WORK TO BE COMPLETED: Extract every line below that contains the word "tolerance".

INFORMATION PROVIDED:
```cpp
template <typename T, typename TS, int G> MJB_DEV void inverse_dynamics(Ctx<T>& c, TS* inv_out, TS* moment_out) {
  MJB_ENV(c); T* w = c.w; const int lane = c.lane, nv = m.nv, nefc = c.nefc;
  T *J = w + L.efc_J, *aref = w + L.efc_aref, *D = w + L.efc_D, *force = w + L.efc_force, *qacc = w + L.qacc, *M = w + L.M;
  T *qb = w + L.qfrc_bias, *qp = w + L.qfrc_passive, *qc = w + L.qfrc_constraint;
  for (int r = lane; r < nefc; r += G) {
    T jar = dot_lds(J + r * nv, 1, VecLds<T>{qacc}, nv) - aref[r];
    force[r] = jar < 0 ? -D[r] * jar : (T)0;
  }
  gsync<G>();
  for (int i = lane; i < nv; i += G) {
    T fc = dot_lds(J + i, nv, VecLds<T>{force}, nefc);
    T ma = dot_lds(M + i * nv, 1, VecLds<T>{qacc}, nv);
    qc[i] = fc;
    inv_out[i] = (TS)(ma + qb[i] - qp[i] - fc);
  }
  T *sx = w + L.site_xpos, *sm = w + L.site_xmat;
  for (int idx = lane; idx < m.nu * nv; idx += G) {
    int a = idx / nv, i = idx - a * nv, id = m.actuator_trnid[2 * a];
    T v = 0;
    const T MJB_CONST* gear = prm_row<PRM_ACT_GEAR>(c, m.actuator_gear, 6 * m.nu);
    if (m.actuator_trntype[a] == TRN_JOINT) v = (i == m.jnt_dofadr[id]) ? gear[6 * a] : (T)0;
    else {
      int b = m.site_bodyid[id];
      if ((m.body_dofmask[b] >> i) & 1ull) {
        T g[6], R[9], f[3], tq[3], pt[3] = {sx[3 * id], sx[3 * id + 1], sx[3 * id + 2]}, jp[3], jr[3];
#pragma unroll
        for (int q = 0; q < 6; q++) g[q] = gear[6 * a + q];
// ... 470 lines not shown
```

Baseline: 54.04 million.

## Prefetch limit records before CRB and fold final constraint force into last iteration

Limit-constraint model records (lim_i/lim_f) for the first lane batch are now loaded into registers right after collision, before crb_factor, so their global-memory latency overlaps CRB work rather than stalling make_constraint. Separately, the post-solver qfrc_constraint J^T·force product is now computed only at loop exit. The gradient pass also stores J^T·force into qfrc_constraint as a side effect. The prefetch holds about 13 extra live registers across crb_factor, which could raise register pressure and lower occupancy.

```diff
diff --git a/mujoco_template_amd/csrc/mjb_device.hpp b/mujoco_template_amd/csrc/mjb_device.hpp
--- a/mujoco_template_amd/csrc/mjb_device.hpp
+++ b/mujoco_template_amd/csrc/mjb_device.hpp
@@ -1594,7 +1594,22 @@
   R = t_max(Num<T>::minval(), (1 - imp) * diagApprox / imp);
 }
 
-template <typename T, int G> MJB_DEV void make_constraint(Ctx<T>& c) {
+template <typename T> struct ConsRec { int on, vi; T f[11]; };
+template <typename T, int G> MJB_DEV ConsRec<T> cons_fetch(const Ctx<T>& c) {
+  MJB_ENV(c); const int nobj = m.njnt + m.ntendon;
+  ConsRec<T> r;
+  r.on = 0; r.vi = 0;
+#pragma unroll
+  for (int q = 0; q < 11; q++) r.f[q] = 0;
+  if (nobj > 0) {
+    const int k = c.lane < nobj ? c.lane : nobj - 1;
+    r.on = m.lim_i[2 * k]; r.vi = m.lim_i[2 * k + 1];
+#pragma unroll
+    for (int q = 0; q < 11; q++) r.f[q] = m.lim_f[12 * k + q];
+  }
+  return r;
+}
+template <typename T, int G> MJB_DEV void make_constraint(Ctx<T>& c, const ConsRec<T>& first) {
   MJB_ENV(c); T* w = c.w; const int lane = c.lane, nv = m.nv, cap = m.nefc_max;
   T *qpos = w + L.qpos, *qvel = w + L.qvel, *J = w + L.efc_J, *epos = w + L.efc_pos, *eD = w + L.efc_D, *earef = w + L.efc_aref;
   T *eK = w + L.efc_jar, *eB = w + L.efc_jv, *eI = w + L.efc_force;
@@ -1612,10 +1627,10 @@
       T dist[2] = {0, 0}, margin = 0;
       bool act[2] = {false, false};
       T rec[12];
-      if (k < nobj && m.lim_i[2 * k]) {
-        const int vi = m.lim_i[2 * k + 1];
-#pragma unroll
-        for (int q = 0; q < 11; q++) rec[q] = m.lim_f[12 * k + q];
+      if (k < nobj && (base == 0 ? first.on : m.lim_i[2 * k])) {
+        const int vi = base == 0 ? first.vi : m.lim_i[2 * k + 1];
+#pragma unroll
+        for (int q = 0; q < 11; q++) rec[q] = base == 0 ? first.f[q] : m.lim_f[12 * k + q];
         T value = isj ? qpos[vi] : tl[vi];
         margin = rec[2];
         dist[0] = value - rec[0]; dist[1] = rec[1] - value;
@@ -1734,6 +1749,8 @@
   gsync<G>();
 }
 
+template <typename T, int G> MJB_DEV void make_constraint(Ctx<T>& c) { make_constraint<T, G>(c, cons_fetch<T, G>(c)); }
+
 template <typename T, int G> MJB_DEV void vel_bias_passive(Ctx<T>& c) {
   MJB_ENV(c); T* w = c.w; const int lane = c.lane, nv = m.nv;
   T *cvel = w + L.cvel, *cacc = w + L.cacc, *cfrc = w + L.cfrc, *cdof = w + L.cdof, *cdd = w + L.cdof_dot, *cin = w + L.cinert;
@@ -1973,18 +1990,19 @@
 template <typename T, int G> MJB_DEV T newton_direction(Ctx<T>& c, bool rebuild, T gtol2) {
   MJB_ENV(c); T* w = c.w; const int lane = c.lane, nv = m.nv, nefc = c.nefc;
   T *M = w + L.M, *W = w + L.W, *J = w + L.efc_J, *Ma = w + L.Ma, *force = w + L.efc_force;
-  T *grad = w + L.grad, *search = w + L.search, *qs = w + L.qfrc_smooth;
+  T *grad = w + L.grad, *search = w + L.search, *qs = w + L.qfrc_smooth, *qc = w + L.qfrc_constraint;
   T gpart = 0;
   for (int rp_ = MJB_REP_N(c, REP_GRAD); rp_ > 0; rp_--) {
   gpart = 0;
   if (jt_split<T, G>(nv)) {
     const int i = lane & 31;
     T jf = jt_dot<T, G>(J, force, nefc, nv, lane);
-    if (lane < nv) { T g = Ma[i] - qs[i] - jf; grad[i] = g; search[i] = -g; gpart = g * g; }
+    if (lane < nv) { T g = Ma[i] - qs[i] - jf; grad[i] = g; search[i] = -g; qc[i] = jf; gpart = g * g; }
   } else {
     for (int i = lane; i < nv; i += G) {
-      T g = Ma[i] - qs[i] - dot_lds(J + i, nv, VecLds<T>{force}, nefc);
-      grad[i] = g; search[i] = -g;
+      T jf = dot_lds(J + i, nv, VecLds<T>{force}, nefc);
+      T g = Ma[i] - qs[i] - jf;
+      grad[i] = g; search[i] = -g; qc[i] = jf;
       gpart += g * g;
     }
   }
@@ -2003,6 +2021,17 @@
   else if (fused_inverse_path<T, G>(nv)) { gsync<G>(); if constexpr (sizeof(T) == 4) mfma_solve32(W, w + L.tmp, search, nv, lane); }
   else chol_solve<T, G>(W, w + L.tmp, search, nv, lane);
   return gn;
+}
+
+template <typename T, int G> MJB_DEV void constraint_force(Ctx<T>& c) {
+  MJB_ENV(c); T* w = c.w; const int lane = c.lane, nv = m.nv, nefc = c.nefc;
+  T *J = w + L.efc_J, *force = w + L.efc_force, *qc = w + L.qfrc_constraint;
+  if (jt_split<T, G>(nv)) {
+    T jf = jt_dot<T, G>(J, force, nefc, nv, lane);
+    if (lane < nv) qc[lane] = jf;
+  } else {
+    for (int i = lane; i < nv; i += G) qc[i] = dot_lds(J + i, nv, VecLds<T>{force}, nefc);
+  }
 }
 
 template <typename T, int G> MJB_DEV void solve_constraints(Ctx<T>& c) {
@@ -2131,14 +2160,10 @@
     rebuild_wanted = gany<G>(chg);
     gsync<G>();
     c.niter = iter + 1;
-    if (scale * (old - cost) < tolerance) break;
-  }
-  if (jt_split<T, G>(nv)) {
-    T jf = jt_dot<T, G>(J, force, nefc, nv, lane);
-    if (lane < nv) { qc[lane] = jf; ws[lane] = qacc[lane]; }
-  } else {
-    for (int i = lane; i < nv; i += G) { qc[i] = dot_lds(J + i, nv, VecLds<T>{force}, nefc); ws[i] = qacc[i]; }
-  }
+    if (scale * (old - cost) < tolerance || iter + 1 >= max_iter) { constraint_force<T, G>(c); break; }
+  }
+  if (max_iter <= 0) constraint_force<T, G>(c);
+  for (int i = lane; i < nv; i += G) ws[i] = qacc[i];
   gsync<G>();
 }
 
@@ -2184,15 +2209,18 @@
   }
 }
 
-template <typename T, int G> MJB_DEV void forward_position(Ctx<T>& c) {
+template <typename T, int G> MJB_DEV void forward_position(Ctx<T>& c, ConsRec<T>* cons = nullptr) {
   MJB_STAMP(c, PH_OTHER);
   MJB_PHASE_CALL(c, PH_KIN, (kinematics<T, G>(c))); MJB_STAMP(c, PH_KIN);
   MJB_PHASE_CALL(c, PH_COM, (com_pos<T, G>(c))); MJB_STAMP(c, PH_COM);
   MJB_PHASE_CALL(c, PH_COLL, (collision<T, G>(c))); MJB_STAMP(c, PH_COLL);
+  if (cons) *cons = cons_fetch<T, G>(c);
   MJB_PHASE_CALL(c, PH_CRB, (crb_factor<T, G>(c))); MJB_STAMP(c, PH_CRB);
 }
-template <typename T, int G> MJB_DEV void forward_velocity(Ctx<T>& c) {
-  MJB_PHASE_CALL(c, PH_CONS, (make_constraint<T, G>(c))); MJB_STAMP(c, PH_CONS);
+template <typename T, int G> MJB_DEV void forward_velocity(Ctx<T>& c, const ConsRec<T>* cons = nullptr) {
+  if (cons) { MJB_PHASE_CALL(c, PH_CONS, (make_constraint<T, G>(c, *cons))); }
+  else { MJB_PHASE_CALL(c, PH_CONS, (make_constraint<T, G>(c))); }
+  MJB_STAMP(c, PH_CONS);
   MJB_PHASE_CALL(c, PH_VEL, (vel_bias_passive<T, G>(c))); MJB_STAMP(c, PH_VEL);
 }
 template <typename T, int G> MJB_DEV void forward_acceleration(Ctx<T>& c) {
@@ -2201,8 +2229,9 @@
   if (c.mp->nsensor > 0) { sensors<T, T, G>(c, c.w + c.lp->sens); gsync<G>(); }
 }
 template <typename T, int G> MJB_DEV void forward(Ctx<T>& c) {
-  forward_position<T, G>(c);
-  forward_velocity<T, G>(c);
+  ConsRec<T> cons;
+  forward_position<T, G>(c, &cons);
+  forward_velocity<T, G>(c, &cons);
   if (c.skip_dynamics) return;
   forward_acceleration<T, G>(c);
 }
```

After: 54.28 million, median of 6. Within noise of the previous version (+0.4%).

ANSWER BOX:
-    if (scale * (old - cost) < tolerance) break;
+    if (scale * (old - cost) < tolerance || iter + 1 >= max_iter) { constraint_force<T, G>(c); break; }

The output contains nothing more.